_Task prompt_. Nothing but the lines from the one containing "pointers must be" through the one containing "int mrcnn_conv2d_dgrad_ex(const mrcnn_conv_desc", both included, should be given again, each exactly as written below.
☆ ☆ ☆ ☆ ☆
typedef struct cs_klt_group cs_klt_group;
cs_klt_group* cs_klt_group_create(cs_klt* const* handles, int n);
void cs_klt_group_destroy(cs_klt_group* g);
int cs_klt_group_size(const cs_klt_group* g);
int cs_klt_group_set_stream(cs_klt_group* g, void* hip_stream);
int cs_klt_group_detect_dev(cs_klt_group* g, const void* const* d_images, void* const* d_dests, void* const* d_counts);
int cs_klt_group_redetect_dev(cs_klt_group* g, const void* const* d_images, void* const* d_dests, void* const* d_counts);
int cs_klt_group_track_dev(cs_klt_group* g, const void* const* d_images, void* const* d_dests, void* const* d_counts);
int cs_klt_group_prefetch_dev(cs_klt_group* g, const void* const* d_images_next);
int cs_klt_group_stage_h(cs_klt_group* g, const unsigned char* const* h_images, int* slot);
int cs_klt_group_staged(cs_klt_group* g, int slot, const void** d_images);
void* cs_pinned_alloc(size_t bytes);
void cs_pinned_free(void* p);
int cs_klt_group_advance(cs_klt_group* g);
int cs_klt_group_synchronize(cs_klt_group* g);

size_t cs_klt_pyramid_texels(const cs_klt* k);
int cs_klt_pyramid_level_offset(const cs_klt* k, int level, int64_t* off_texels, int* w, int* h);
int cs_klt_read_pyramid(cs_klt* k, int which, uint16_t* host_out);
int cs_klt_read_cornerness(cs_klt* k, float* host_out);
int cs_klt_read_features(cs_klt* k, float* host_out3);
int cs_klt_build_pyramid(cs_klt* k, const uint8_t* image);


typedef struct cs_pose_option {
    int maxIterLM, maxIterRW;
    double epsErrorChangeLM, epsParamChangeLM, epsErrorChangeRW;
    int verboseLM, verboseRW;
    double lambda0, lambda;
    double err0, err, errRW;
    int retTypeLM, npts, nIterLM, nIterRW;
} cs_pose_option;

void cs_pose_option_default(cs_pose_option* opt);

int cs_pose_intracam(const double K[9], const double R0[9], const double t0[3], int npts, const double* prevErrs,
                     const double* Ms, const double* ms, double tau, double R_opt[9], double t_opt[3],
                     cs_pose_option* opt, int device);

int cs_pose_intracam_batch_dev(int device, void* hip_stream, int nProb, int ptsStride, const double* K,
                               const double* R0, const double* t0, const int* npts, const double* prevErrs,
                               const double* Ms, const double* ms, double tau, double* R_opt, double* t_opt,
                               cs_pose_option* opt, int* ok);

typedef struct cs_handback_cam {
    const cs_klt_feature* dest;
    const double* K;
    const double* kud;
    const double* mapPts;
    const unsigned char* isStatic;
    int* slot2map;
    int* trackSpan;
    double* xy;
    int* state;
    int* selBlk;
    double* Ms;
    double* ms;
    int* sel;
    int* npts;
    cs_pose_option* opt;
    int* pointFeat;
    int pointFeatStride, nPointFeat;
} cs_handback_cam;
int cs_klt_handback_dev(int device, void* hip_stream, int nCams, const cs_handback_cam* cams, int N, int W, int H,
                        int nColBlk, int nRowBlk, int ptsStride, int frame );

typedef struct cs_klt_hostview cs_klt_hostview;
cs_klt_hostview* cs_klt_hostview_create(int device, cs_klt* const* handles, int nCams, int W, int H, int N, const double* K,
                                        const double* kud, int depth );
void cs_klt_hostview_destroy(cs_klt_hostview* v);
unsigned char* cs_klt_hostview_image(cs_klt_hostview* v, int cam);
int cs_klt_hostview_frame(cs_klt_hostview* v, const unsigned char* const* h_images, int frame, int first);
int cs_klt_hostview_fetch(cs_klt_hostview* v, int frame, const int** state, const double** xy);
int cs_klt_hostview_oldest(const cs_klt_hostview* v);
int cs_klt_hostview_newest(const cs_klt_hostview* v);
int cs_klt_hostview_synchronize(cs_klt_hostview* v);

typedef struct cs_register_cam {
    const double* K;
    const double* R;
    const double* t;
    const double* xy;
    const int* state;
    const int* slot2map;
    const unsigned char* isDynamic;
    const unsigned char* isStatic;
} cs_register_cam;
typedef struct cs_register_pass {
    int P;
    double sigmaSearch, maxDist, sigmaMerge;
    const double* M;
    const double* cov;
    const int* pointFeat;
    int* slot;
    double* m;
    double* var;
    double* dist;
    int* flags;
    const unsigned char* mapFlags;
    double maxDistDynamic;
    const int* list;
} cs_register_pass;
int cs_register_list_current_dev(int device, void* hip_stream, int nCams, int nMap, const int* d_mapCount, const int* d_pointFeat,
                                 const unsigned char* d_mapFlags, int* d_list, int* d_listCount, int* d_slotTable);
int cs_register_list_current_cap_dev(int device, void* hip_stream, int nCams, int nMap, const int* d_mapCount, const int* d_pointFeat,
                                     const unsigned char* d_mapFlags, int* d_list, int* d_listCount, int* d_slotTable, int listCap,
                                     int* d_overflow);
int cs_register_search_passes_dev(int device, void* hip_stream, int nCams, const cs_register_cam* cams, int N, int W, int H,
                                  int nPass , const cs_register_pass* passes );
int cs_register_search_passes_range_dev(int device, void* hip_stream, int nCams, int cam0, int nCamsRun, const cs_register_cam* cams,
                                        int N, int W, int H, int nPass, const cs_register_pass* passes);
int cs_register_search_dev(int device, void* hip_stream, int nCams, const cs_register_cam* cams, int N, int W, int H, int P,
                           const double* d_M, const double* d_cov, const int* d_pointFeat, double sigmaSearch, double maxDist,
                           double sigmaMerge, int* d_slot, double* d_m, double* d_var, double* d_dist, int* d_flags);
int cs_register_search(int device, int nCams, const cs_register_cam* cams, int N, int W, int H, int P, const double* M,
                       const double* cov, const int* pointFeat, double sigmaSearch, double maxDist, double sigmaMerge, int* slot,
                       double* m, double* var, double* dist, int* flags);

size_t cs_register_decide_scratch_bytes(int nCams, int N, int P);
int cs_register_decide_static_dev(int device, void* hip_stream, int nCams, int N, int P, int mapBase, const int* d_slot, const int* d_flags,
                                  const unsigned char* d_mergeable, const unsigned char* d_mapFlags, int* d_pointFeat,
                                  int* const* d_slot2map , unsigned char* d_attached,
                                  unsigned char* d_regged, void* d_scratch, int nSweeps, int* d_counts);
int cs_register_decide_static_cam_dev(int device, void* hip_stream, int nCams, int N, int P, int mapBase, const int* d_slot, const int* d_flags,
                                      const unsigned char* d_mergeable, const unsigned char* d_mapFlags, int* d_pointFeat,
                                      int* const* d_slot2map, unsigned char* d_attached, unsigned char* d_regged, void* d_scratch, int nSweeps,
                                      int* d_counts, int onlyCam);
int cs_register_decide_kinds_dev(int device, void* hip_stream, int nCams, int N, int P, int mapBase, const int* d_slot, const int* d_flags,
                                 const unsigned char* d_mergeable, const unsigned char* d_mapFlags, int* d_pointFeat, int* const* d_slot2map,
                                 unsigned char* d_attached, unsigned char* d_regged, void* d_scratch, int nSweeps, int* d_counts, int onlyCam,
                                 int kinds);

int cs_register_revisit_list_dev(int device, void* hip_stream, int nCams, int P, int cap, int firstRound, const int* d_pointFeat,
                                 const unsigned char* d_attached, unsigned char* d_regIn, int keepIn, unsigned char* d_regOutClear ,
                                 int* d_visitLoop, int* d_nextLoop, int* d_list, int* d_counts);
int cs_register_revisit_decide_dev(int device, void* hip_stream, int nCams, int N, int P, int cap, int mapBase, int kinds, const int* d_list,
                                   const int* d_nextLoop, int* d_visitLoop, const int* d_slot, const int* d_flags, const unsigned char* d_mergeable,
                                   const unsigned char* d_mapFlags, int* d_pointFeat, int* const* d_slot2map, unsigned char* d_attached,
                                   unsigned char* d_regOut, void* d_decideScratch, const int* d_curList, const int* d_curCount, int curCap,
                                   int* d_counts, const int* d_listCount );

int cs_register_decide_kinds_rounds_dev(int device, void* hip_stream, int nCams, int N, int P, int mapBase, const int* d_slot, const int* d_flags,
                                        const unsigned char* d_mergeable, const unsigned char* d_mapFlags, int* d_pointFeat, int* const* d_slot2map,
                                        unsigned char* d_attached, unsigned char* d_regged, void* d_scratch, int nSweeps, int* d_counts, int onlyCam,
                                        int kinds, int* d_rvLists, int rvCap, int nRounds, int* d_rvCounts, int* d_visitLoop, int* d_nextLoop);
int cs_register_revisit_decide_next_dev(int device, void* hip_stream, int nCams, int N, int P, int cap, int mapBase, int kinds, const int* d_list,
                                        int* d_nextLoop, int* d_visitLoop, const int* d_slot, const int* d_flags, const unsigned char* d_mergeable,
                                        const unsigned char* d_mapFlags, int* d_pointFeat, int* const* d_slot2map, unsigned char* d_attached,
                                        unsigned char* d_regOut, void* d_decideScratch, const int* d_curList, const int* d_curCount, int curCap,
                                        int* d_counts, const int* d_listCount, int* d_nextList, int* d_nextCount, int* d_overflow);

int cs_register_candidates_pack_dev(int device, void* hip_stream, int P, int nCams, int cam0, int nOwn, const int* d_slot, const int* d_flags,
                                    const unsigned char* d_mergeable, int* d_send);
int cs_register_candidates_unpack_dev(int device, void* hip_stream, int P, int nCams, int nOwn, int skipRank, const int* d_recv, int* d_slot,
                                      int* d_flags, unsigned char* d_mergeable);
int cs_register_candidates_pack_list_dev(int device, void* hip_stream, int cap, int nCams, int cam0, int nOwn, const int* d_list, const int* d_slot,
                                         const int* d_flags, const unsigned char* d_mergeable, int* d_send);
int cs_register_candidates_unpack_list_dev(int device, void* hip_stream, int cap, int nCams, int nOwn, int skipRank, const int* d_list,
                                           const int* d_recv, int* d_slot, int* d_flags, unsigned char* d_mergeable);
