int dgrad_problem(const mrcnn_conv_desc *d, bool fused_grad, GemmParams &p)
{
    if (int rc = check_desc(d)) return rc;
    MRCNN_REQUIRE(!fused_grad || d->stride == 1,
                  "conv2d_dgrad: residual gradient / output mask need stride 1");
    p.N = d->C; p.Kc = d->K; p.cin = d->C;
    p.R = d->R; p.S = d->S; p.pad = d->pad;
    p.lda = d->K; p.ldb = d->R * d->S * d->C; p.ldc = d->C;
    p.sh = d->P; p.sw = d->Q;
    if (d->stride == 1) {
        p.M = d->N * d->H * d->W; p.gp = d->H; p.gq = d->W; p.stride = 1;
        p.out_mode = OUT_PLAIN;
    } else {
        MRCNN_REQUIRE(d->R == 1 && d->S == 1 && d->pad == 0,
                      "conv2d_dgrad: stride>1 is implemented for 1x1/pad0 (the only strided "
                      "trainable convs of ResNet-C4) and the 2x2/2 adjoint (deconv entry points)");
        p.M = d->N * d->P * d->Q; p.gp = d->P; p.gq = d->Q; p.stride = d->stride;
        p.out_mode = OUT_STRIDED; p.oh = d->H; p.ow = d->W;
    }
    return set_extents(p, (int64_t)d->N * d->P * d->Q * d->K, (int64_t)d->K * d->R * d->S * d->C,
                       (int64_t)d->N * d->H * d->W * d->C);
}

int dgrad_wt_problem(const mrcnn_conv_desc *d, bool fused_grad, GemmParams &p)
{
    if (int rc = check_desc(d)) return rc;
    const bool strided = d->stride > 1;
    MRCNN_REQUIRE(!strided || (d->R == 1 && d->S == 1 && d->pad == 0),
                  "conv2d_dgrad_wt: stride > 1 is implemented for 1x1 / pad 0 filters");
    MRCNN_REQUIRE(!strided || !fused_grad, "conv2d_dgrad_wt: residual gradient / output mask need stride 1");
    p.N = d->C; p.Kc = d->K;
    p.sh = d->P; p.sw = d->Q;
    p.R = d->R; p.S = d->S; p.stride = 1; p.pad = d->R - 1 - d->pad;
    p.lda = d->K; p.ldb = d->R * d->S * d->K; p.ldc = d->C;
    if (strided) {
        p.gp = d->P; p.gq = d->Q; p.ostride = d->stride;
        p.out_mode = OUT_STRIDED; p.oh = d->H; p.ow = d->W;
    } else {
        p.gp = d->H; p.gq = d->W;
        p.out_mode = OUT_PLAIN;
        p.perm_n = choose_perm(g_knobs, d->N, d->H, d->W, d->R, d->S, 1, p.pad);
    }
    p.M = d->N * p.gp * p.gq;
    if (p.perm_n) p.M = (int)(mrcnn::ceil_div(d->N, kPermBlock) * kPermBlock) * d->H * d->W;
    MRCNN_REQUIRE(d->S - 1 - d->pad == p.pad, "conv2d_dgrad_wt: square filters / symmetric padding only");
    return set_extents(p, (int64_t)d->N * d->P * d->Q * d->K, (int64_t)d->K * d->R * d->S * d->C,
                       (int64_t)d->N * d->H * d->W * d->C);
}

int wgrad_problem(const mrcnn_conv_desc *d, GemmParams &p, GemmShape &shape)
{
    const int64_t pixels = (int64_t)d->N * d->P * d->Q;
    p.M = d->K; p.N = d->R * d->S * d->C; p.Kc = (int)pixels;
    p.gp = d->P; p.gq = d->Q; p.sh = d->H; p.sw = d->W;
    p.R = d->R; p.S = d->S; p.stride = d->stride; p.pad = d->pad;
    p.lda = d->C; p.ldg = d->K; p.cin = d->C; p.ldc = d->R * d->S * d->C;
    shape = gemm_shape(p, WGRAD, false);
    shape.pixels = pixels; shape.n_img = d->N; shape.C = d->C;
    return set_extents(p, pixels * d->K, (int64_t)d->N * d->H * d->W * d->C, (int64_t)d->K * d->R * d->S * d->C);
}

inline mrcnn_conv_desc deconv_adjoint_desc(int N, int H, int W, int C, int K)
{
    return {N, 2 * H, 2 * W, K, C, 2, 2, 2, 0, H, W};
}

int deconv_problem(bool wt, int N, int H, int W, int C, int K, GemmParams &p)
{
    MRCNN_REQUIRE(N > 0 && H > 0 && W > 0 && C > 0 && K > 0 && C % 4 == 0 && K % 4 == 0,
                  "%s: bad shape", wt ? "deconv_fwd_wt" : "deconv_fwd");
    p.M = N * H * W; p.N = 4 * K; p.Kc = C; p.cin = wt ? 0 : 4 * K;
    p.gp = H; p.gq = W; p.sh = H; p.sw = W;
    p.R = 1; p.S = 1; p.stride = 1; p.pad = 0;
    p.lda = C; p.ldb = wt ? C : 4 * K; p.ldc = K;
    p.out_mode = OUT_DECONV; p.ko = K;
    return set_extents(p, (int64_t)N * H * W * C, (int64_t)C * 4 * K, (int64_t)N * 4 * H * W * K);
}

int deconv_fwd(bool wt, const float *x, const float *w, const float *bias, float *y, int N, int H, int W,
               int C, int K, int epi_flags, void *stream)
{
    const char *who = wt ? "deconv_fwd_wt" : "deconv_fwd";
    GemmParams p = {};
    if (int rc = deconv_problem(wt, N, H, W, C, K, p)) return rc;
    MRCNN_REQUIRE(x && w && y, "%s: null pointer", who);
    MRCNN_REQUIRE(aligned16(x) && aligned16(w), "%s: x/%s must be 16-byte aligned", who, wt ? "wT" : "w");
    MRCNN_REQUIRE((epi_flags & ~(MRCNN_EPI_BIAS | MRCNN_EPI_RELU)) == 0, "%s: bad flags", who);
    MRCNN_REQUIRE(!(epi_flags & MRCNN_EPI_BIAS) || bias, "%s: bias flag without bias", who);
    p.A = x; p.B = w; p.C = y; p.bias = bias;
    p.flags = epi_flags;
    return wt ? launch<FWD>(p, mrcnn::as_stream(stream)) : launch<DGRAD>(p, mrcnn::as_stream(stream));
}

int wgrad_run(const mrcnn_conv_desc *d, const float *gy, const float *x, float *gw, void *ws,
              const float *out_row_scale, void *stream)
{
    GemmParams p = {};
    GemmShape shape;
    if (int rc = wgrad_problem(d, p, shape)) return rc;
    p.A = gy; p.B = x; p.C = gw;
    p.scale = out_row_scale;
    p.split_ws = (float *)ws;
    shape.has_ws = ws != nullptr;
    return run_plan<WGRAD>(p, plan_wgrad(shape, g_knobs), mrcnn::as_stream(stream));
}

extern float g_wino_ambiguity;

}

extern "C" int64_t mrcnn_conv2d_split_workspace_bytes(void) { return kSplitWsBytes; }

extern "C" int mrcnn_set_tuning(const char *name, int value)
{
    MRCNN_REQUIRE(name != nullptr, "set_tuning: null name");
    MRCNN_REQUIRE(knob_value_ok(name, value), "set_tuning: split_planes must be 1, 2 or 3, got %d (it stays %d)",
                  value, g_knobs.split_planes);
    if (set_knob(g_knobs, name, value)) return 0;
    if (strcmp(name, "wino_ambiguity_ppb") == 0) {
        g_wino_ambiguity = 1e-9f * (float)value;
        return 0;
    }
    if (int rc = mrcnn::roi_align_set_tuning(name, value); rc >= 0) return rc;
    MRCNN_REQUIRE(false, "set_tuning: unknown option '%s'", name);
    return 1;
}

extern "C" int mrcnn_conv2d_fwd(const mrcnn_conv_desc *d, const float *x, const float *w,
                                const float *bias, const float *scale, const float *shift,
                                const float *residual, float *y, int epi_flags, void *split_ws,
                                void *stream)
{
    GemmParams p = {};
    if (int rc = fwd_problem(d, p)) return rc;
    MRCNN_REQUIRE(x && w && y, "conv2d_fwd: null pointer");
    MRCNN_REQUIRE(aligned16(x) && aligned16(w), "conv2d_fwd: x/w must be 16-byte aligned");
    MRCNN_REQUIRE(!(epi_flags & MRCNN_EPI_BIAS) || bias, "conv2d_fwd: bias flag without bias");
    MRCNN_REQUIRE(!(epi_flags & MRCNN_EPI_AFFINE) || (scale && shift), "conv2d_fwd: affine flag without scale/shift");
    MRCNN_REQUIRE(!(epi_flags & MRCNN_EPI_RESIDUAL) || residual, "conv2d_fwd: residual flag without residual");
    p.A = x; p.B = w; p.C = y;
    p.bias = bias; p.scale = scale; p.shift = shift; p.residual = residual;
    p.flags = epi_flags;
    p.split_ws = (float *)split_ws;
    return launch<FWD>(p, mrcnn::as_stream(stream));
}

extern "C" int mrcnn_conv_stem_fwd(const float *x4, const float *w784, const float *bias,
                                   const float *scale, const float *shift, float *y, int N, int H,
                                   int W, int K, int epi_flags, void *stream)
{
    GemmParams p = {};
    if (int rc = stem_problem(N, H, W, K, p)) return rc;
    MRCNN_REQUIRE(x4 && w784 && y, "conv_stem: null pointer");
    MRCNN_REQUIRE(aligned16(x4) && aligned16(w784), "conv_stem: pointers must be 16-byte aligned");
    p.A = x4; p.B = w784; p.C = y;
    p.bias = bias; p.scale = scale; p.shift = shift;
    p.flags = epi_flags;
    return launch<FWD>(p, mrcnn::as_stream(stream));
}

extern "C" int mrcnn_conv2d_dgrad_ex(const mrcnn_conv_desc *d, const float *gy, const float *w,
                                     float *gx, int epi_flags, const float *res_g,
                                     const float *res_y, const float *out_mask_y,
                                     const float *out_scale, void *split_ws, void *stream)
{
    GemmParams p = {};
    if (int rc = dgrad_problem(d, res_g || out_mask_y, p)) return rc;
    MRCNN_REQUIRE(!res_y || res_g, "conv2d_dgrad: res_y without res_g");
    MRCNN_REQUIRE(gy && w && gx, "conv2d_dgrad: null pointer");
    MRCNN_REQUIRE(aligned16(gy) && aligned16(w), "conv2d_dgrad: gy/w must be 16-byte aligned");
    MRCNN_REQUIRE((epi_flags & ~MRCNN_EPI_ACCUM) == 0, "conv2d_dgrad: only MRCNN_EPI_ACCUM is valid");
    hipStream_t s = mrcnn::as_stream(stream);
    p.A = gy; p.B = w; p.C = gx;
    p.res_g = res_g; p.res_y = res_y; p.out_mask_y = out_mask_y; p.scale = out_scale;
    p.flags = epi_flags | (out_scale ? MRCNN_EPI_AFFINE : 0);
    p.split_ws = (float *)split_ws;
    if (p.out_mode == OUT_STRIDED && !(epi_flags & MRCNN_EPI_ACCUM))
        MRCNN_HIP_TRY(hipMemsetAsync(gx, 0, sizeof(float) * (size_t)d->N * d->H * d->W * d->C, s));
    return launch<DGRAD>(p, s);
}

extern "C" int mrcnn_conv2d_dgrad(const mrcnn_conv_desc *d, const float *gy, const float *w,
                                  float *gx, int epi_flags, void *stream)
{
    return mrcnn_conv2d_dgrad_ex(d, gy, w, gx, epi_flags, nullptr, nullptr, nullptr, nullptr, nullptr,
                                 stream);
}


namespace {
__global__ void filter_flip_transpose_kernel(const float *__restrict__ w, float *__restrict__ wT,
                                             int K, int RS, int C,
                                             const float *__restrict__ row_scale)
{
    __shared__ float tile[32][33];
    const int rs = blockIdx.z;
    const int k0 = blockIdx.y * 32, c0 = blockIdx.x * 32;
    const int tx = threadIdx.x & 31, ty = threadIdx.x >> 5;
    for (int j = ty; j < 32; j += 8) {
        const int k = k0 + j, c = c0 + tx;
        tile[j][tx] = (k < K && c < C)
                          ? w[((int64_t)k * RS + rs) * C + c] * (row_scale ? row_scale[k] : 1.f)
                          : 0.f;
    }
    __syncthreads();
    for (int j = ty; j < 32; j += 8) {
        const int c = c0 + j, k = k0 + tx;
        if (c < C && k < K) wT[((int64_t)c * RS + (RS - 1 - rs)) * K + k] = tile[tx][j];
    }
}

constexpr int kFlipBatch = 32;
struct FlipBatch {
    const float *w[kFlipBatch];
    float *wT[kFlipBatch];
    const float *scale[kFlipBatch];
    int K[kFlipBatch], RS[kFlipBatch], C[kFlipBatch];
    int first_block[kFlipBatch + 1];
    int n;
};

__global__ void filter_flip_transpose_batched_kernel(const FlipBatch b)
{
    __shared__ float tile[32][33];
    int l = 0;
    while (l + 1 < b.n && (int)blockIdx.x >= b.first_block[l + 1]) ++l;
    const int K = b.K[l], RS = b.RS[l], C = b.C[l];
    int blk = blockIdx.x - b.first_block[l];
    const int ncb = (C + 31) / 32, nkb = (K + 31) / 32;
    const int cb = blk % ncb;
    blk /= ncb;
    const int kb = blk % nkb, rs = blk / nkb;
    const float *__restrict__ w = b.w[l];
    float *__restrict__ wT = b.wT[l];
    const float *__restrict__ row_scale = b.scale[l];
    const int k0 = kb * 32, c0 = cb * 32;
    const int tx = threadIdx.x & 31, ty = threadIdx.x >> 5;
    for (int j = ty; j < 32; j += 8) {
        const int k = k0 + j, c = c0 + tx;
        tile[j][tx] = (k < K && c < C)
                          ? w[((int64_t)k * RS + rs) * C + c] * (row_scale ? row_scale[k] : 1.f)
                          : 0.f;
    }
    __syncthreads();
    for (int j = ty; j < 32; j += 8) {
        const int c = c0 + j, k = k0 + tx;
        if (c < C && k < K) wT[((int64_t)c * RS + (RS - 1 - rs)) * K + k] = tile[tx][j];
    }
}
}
☆ ☆ ☆ ☆ ☆
_Answer to this exercise_.
    MRCNN_REQUIRE(aligned16(x4) && aligned16(w784), "conv_stem: pointers must be 16-byte aligned");
    p.A = x4; p.B = w784; p.C = y;
    p.bias = bias; p.scale = scale; p.shift = shift;
    p.flags = epi_flags;
    return launch<FWD>(p, mrcnn::as_stream(stream));
}

extern "C" int mrcnn_conv2d_dgrad_ex(const mrcnn_conv_desc *d, const float *gy, const float *w,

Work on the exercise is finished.